## Task to carry out
Pull every line containing the word "change" from the records.

(Saved data entries)
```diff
+struct InputNoMid { __device__ void operator()() const {} };
+template <int OUT, bool X_LDS = false, bool PRE = false, class Mid = InputNoMid>
+__device__ __forceinline__ void gcn_input_unit(float* T, int tid, int bx, int by, const GcnInputArgs& a, const float* xb_in, const InputChan& c,
+                                               const InputBody& o, Mid mid = Mid()) {
+  const uint8_t* __restrict__ vis = a.vis;
+  const float* __restrict__ x = a.x;
+  const LayerDev& L = a.L;
+  float* __restrict__ Y = a.Y;
+  const int N = L.N;
+  const int vb = bx;
+  const int b = gcn_input_item(vb, a);
+  const int n_raw = by * 256 + tid;
+  const int n = n_raw < N ? n_raw : N - 1;
+  const float (&base)[2] = o.base;
+  const float (&img)[2] = o.img;
+  const float* xb = xb_in ? xb_in : (PRE ? nullptr : x + (size_t)b * kPoseDim);
+  float xr[X_LDS ? kPoseDim : 1], vr[X_LDS ? kJ : 1];
+  if constexpr (X_LDS) {
+    typedef const f32x4 __attribute__((address_space(3))) lf32x4;
+    lf32x4* xl = (lf32x4*)xb_in;
+#pragma unroll
+    for (int i = 0; i < kPoseDim / 4; ++i) {
+      const f32x4 v = xl[i];
+      xr[4 * i] = v[0]; xr[4 * i + 1] = v[1]; xr[4 * i + 2] = v[2]; xr[4 * i + 3] = v[3];
+    }
+#pragma unroll
+    for (int i = 0; i < kJ / 4; ++i) {
+      const f32x4 v = xl[kPoseDim / 4 + i];
+#pragma unroll
+      for (int e = 0; e < 4; ++e) {
+        const float ve = v[e];
+        vr[4 * i + e] = __builtin_bit_cast(unsigned int, ve) ? 1.f : 0.f;
+      }
+    }
+  }
+  const uint8_t* vb_ = (PRE || X_LDS) ? nullptr : vis + (size_t)b * kJ;
+  float h0[kJ], h1[kJ];
+  const float sh = c.sh;
+  const float (&dj)[kJ] = c.dj;
+  const float (&mj)[kJ] = c.mj;
   const f32x2 img2 = {img[0], img[1]}, base2 = {base[0], base[1]};
-  f32x2 wx2[6];
-#pragma unroll
-  for (int c = 0; c < 6; ++c) wx2[c] = f32x2{wx[0][c], wx[1][c]};
+  const f32x2 (&wx2)[6] = c.wx2;
 #pragma unroll
   for (int j = 0; j < kJ; ++j) {
     f32x2 s;
@@ -259,7 +313,7 @@
       const float* pr = a.pre + ((size_t)vb * kJ + j) * 2 * (size_t)N + n;
       s = f32x2{pr[0], pr[N]};
     } else {
-    const float v = vb_[j] ? 1.f : 0.f;
+    const float v = X_LDS ? vr[X_LDS ? j : 0] : (vb_[j] ? 1.f : 0.f);
     s = __builtin_elementwise_fma(f32x2{v, v}, img2, base2);
 #pragma unroll
     for (int c = 0; c < 6; ++c) {
@@ -306,7 +360,9 @@
     }
   } else {
     typedef const float __attribute__((address_space(4))) cfloat;
-    const cfloat* Ac = (const cfloat*)(uintptr_t)L.Aoff;
+    uint64_t aoff = (uint64_t)(uintptr_t)L.Aoff;
+    asm volatile("" : "+s"(aoff));
+    const cfloat* Ac = (const cfloat*)(uintptr_t)aoff;
     const bool relu = L.relu != 0;
     f32x2 sacc[kJ / 2];
 #pragma unroll
@@ -326,6 +382,7 @@
       T[(2 * jj + 1) * 256 + tid] = o[1];
     }
   }
+  mid();
   __syncthreads();
   typedef unsigned int u32x4 __attribute__((ext_vector_type(4)));
   const int nb = by * 256;
@@ -364,6 +421,18 @@
       *(f32x4*)(p + 4) = v1;
     }
   }
+}
+template <int OUT, bool X_LDS = false, bool PRE = false>
+__device__ __forceinline__ void gcn_input_body(float* T, int tid, int bx, int by, const GcnInputArgs& a, const float* xb_in) {
+  InputChan c;
+  gcn_input_chan<PRE>(c, tid, by, a);
+  InputBody o{};
+  if constexpr (!PRE) {
+    float r[4];
+    gcn_input_cond_raw(r, tid, bx, gcn_input_item(bx, a), by, a);
+    gcn_input_cond_finish(o, r, c);
+  }
+  gcn_input_unit<OUT, X_LDS, PRE>(T, tid, bx, by, a, xb_in, c, o);
 }
 template <int OUT>
 __device__ __forceinline__ void gcn_input_body(float* T, int bx, int by, const GcnInputArgs& a) {
diff --git a/egohmr_amd/csrc/internal.h b/egohmr_amd/csrc/internal.h
--- a/egohmr_amd/csrc/internal.h
+++ b/egohmr_amd/csrc/internal.h
@@ -34,6 +34,7 @@
                        const float* tvec, float* out, int B, int passes, GcnInputArgs* a);
 int ehm_gcn_input_impl(const ehm_gcn* h, const GcnRun& r, const float* h_img, const float* h_oth, const uint8_t* vis, const float* x,
                        const float* Wx, const float* tvec, float* out, int B, int passes, hipStream_t st);
+int ehm_gcn_input_launch(const GcnInputArgs& a, int fmt, hipStream_t st);
 int ehm_gcn_hidden_stack_impl(ehm_gcn* h, const GcnRun& r, float* const bufs[3], int64_t rows_pad, int* result_index, hipStream_t st);
 int ehm_gcn_output_dot_impl(ehm_gcn* h, const GcnRun& r, const float* X, int B, int passes, const float** hs, hipStream_t st);
 int ehm_num_cus();
diff --git a/egohmr_amd/csrc/step.hip b/egohmr_amd/csrc/step.hip
--- a/egohmr_amd/csrc/step.hip
+++ b/egohmr_amd/csrc/step.hip
@@ -10,23 +10,18 @@
 struct StepFusedArgs {
   const float* X;
   StepBodyArgs sb;
-  GcnInputArgs in;
-  int do_input;
 };
 
-constexpr int kFusedT = kJ * 256;
-
-template <bool HALF_IN, int OUT, int NT>
+template <bool HALF_IN, int NT>
 __global__ __launch_bounds__(NT, 4) void step_fused_kernel(StepFusedArgs a) {
-  constexpr int G = NT / 256, NWV = NT / 64;
-  __shared__ __attribute__((aligned(16))) float T[G * kFusedT];
+  constexpr int NWV = NT / 64;
+  __shared__ __attribute__((aligned(16))) float part[3][4][16][16];
   __shared__ __attribute__((aligned(16))) StepBodyLds L;
   const int tid = threadIdx.x, lane = tid & 63, wave = tid >> 6;
   const int b = blockIdx.x, B = a.sb.B;
   const int slot = a.sb.passes == 2 ? (a.sb.mask_slot ? a.sb.mask_slot[b] : b) : -1;
   const int nrows = slot >= 0 ? 2 * kJ : kJ;
 
-  float (*part)[4][16][16] = (float (*)[4][16][16])T;
   for (int task = wave; task < 12; task += NWV) {
     const int tile = task >> 2, wq = task & 3;
     if (16 * tile < nrows) {
@@ -48,16 +43,6 @@
   if (wave < 3) {
     SmplDev unused;
     step_body_one<true, false, true>(b, lane, a.sb, unused, L, [] {}, wave, 3);
-  }
-  if (!a.do_input) return;
-  __syncthreads();
-  const int ny = a.in.ny, np = slot >= 0 ? 2 : 1, grp = tid >> 8;
-  const int rounds = np * ((ny + G - 1) / G);
-  for (int k = 0; k < rounds; ++k) {
-    const int cb = grp + G * (k / np), p = k % np;
-    if (cb < ny) gcn_input_body<OUT, true>(T + grp * kFusedT, tid & 255, p ? B + slot : b, cb, a.in, L.xn);
-    else __syncthreads();
-    __syncthreads();
   }
 }
 
@@ -90,18 +75,10 @@
   step_pose_part(b, lane, a, S, L, [] { __syncthreads(); }, L.x0s);
 }
 
-template <bool HALF_IN, int NT>
-void launch_fused2(int next_prec, int B, hipStream_t st, const StepFusedArgs& a) {
-  const dim3 grid((unsigned)B), blk(NT);
-  if (next_prec == EHM_PREC_F32) hipLaunchKernelGGL((step_fused_kernel<HALF_IN, 0, NT>), grid, blk, 0, st, a);
-  else if (next_prec == EHM_PREC_F16X3) hipLaunchKernelGGL((step_fused_kernel<HALF_IN, 1, NT>), grid, blk, 0, st, a);
-  else hipLaunchKernelGGL((step_fused_kernel<HALF_IN, 2, NT>), grid, blk, 0, st, a);
-}
 template <bool HALF_IN>
-void launch_fused(int next_prec, int B, hipStream_t st, const StepFusedArgs& a) {
-  if (B <= ehm_num_cus()) launch_fused2<HALF_IN, 1024>(next_prec, B, st, a);
-  else if (B > 2 * ehm_num_cus()) launch_fused2<HALF_IN, 256>(next_prec, B, st, a);
-  else launch_fused2<HALF_IN, 512>(next_prec, B, st, a);
+void launch_tail(int B, hipStream_t st, const StepFusedArgs& a) {
+  if (B <= ehm_num_cus()) hipLaunchKernelGGL((step_fused_kernel<HALF_IN, 1024>), dim3((unsigned)B), dim3(1024), 0, st, a);
+  else hipLaunchKernelGGL((step_fused_kernel<HALF_IN, 256>), dim3((unsigned)B), dim3(256), 0, st, a);
 }
 
 }
@@ -118,13 +95,11 @@
     ehm_set_error("ehm_step_fused_impl: hidden width %d is not a multiple of 64", a.sb.O.K);
     return EHM_EINVAL;
   }
-  a.do_input = next_input ? 1 : 0;
-  if (next_input) a.in = *next_input;
   EhmProfScope ps(EHM_PROF_STEP_FUSED, st);
-  if (prec == EHM_PREC_F16) launch_fused<true>(next_prec, B, st, a);
-  else launch_fused<false>(next_prec, B, st, a);
+  if (prec == EHM_PREC_F16) launch_tail<true>(B, st, a);
+  else launch_tail<false>(B, st, a);
   EHM_LAUNCH_CHECK();
-  return 0;
+  return next_input ? ehm_gcn_input_launch(*next_input, next_prec, st) : 0;
 }
 
 int ehm_pose_steps_impl(ehm_smpl* smpl, const float* x0_steps, int nsteps, int final_step, int B, const float* betas, const float* mean,
```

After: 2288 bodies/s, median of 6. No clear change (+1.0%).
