__device__ __forceinline__ void ksp_gather2(const double *__restrict__ partial, int nparts, int nv, const KspPart2 &B,
                                            double (&v)[OX_MAX_NV]) {
  ox_gather_partials(partial, nparts, nv, v);
  if (B.nv > 0) {
    double w[OX_MAX_NV];
    ox_gather_partials(B.partial, B.nparts, B.nv, w);
#pragma unroll
    for (int i = 0; i < OX_MAX_NV; ++i)
#pragma unroll
      for (int j = 0; j < OX_MAX_NV; ++j)
        if (j == i - nv && j < B.nv) v[i] = w[j];
  }
}


// ... 932 lines not shown
    if (ox_prof_on) ox_prof_stop(st);
    OX_LAUNCH_CHECK();
    return 0;
  }
  hipLaunchKernelGGL((k_ksp_reduce<PH>), dim3(1), dim3(ox_red_threads(nmax)), 0, st, partial, nparts, nv, B, sums);
  OX_LAUNCH_CHECK();
  nv += B.nv;
  if (ox_allreduce_impl(dist, sums, nv, st)) return -1;
  hipLaunchKernelGGL((k_ksp_logic<PH>), dim3(1), dim3(64), 0, st, S, sums, P);
  if (ox_prof_on) ox_prof_stop(st);
  OX_LAUNCH_CHECK();
  return 0;
}

__global__ __launch_bounds__(256) void k_extract_col(int64_t n, const double *__restrict__ src, int nc,
                                                     int c, double *__restrict__ dst) {
  const int64_t stride = (int64_t)gridDim.x * 256;
  for (int64_t i = (int64_t)blockIdx.x * 256 + threadIdx.x; i < n; i += stride) dst[i] = src[i * nc + c];
}
__global__ __launch_bounds__(256) void k_insert_col(int64_t n, const double *__restrict__ src, int nc,
                                                    int c, double *__restrict__ dst) {
  const int64_t stride = (int64_t)gridDim.x * 256;
  for (int64_t i = (int64_t)blockIdx.x * 256 + threadIdx.x; i < n; i += stride) dst[i * nc + c] = src[i];
}

struct KspVecs {
  double *x, *r, *z, *p, *q;
  double *rhat, *v, *s, *t;
  double *u, *w;
};

struct KspCtx {
  const ox_sell *A;
  const double *dinv;
  KspDinv D;
  KspState *S, *S2;
  double *sums, *partial, *partial2;
  const ox_dist *dist;
  hipStream_t st;
  int nb, nbs;
  int fold;
};

#define KSP_SYNC(PH, partial, nparts, nv)                                                       \
  do {                                                                                          \
    if (ksp_sync_point<PH>(C.S, partial, nparts, nv, C.sums, P, C.dist, C.st)) return -1;       \
// ... 350 lines not shown
      if (queue(1 - cur)) return -1;
      it += batch;
    }
    OX_HIP(hipEventSynchronize(g_state_ev[cur]));
    if (C.dist && ox_dist_status(C.dist)) return -1;
    if (g_state_host[1 + cur].done || !more) {
      OX_HIP(hipStreamSynchronize(C.st));
      if (!more && !g_state_host[1 + cur].done) {
        OX_HIP(hipMemcpyAsync(g_state_host, C.S, sizeof(KspState), hipMemcpyDeviceToHost, C.st));
        OX_HIP(hipStreamSynchronize(C.st));
        return 0;
      }
      g_state_host[0] = g_state_host[1 + cur];
      return 0;
    }
    cur = 1 - cur;
  }
}
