# refresh-bio/DSRC

Hardware: AMD Instinct MI355X
Metric: raw FASTQ MB/s compressed (bit-identical .dsrc) at -d3 -q2 (higher is better)
Workload: dtype u8/u16/u32 integer

## Files before the change

### dsrc_amd/csrc/k_parse.h

```cpp
#pragma once
#include "k_common.h"

typedef u64 __attribute__((aligned(1))) u64_text;

__device__ __forceinline__ u32 byte_eq8(u64 w, u64 c_rep)
{
	const u64 x = w ^ c_rep;
	const u64 y = (((x & 0x7F7F7F7F7F7F7F7Full) + 0x7F7F7F7F7F7F7F7Full) | x) | 0x7F7F7F7F7F7F7F7Full;
	return (u32)((((~y) >> 7) * 0x0102040810204080ull) >> 56);
}

struct LineBits { u64 term, crlf; };

__device__ __forceinline__ LineBits classify64(const u8* p, u64 base, u64 size)
{
	LineBits r; r.term = 0; r.crlf = 0;
	if (base >= size) return r;
	u64 lf = 0, cr = 0;
	if (base + DSRC_LANE_BYTES <= size)
	{
#pragma unroll
		for (u32 k = 0; k < DSRC_LANE_BYTES / 8; ++k)
		{
			const u64 w = *(const u64_text*)(p + base + 8 * k);
			lf |= (u64)byte_eq8(w, 0x0A0A0A0A0A0A0A0Aull) << (8 * k);
			cr |= (u64)byte_eq8(w, 0x0D0D0D0D0D0D0D0Dull) << (8 * k);
		}
	}
	else
	{
		for (u32 k = 0; base + k < size; ++k)
		{
			const u8 c = p[base + k];
			if (c == '\n') lf |= 1ull << k;
			if (c == '\r') cr |= 1ull << k;
		}
	}
	const u64 n_valid = size - base;
	const u64 valid = n_valid >= 64 ? ~0ull : ((1ull << n_valid) - 1ull);
	const bool lf_next = base + DSRC_LANE_BYTES < size && p[base + DSRC_LANE_BYTES] == '\n';
	const bool cr_prev = base > 0 && p[base - 1] == '\r';
	const u64 lf_after = (lf >> 1) | (lf_next ? 1ull << 63 : 0ull);
	const u64 cr_before = (cr << 1) | (cr_prev ? 1ull : 0ull);
	r.term = (lf | (cr & ~lf_after)) & valid;
	r.crlf = (lf & cr_before) & valid;
	return r;
}

__global__ void __launch_bounds__(WG) k_count_lines(const u8* in, const BlkDesc* desc, BlkState* st, u32* tile_cnt, DsrcParams prm)
{
	__shared__ u32 s_tot[2];
	const u32 b = blockIdx.y, tile = blockIdx.x;
	const BlkDesc d = desc[b];
	if (tile >= d.n_tiles) return;
	if (threadIdx.x < 2) s_tot[threadIdx.x] = 0;
	__syncthreads();
	const LineBits lb = classify64(in + d.in_off, (u64)tile * DSRC_TILE_BYTES + (u64)threadIdx.x * DSRC_LANE_BYTES, d.in_size);
	const u32 cnt = wave_sum((u32)__popcll(lb.term)), crlf = wave_sum((u32)__popcll(lb.crlf));
	if (lane_id() == 0) { if (cnt) atomicAdd(&s_tot[0], cnt); if (crlf) atomicAdd(&s_tot[1], crlf); }
	__syncthreads();
	if (threadIdx.x == 0)
	{
		tile_cnt[(u64)b * prm.max_tiles + tile] = s_tot[0];
		atomicAdd(&st[b].n_term, s_tot[0]);
		if (s_tot[1]) atomicAdd(&st[b].n_crlf, s_tot[1]);
	}
}
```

## Answer section
After: 2288 bodies/s, median of 6. No clear change (+1.0%).
## Files before the change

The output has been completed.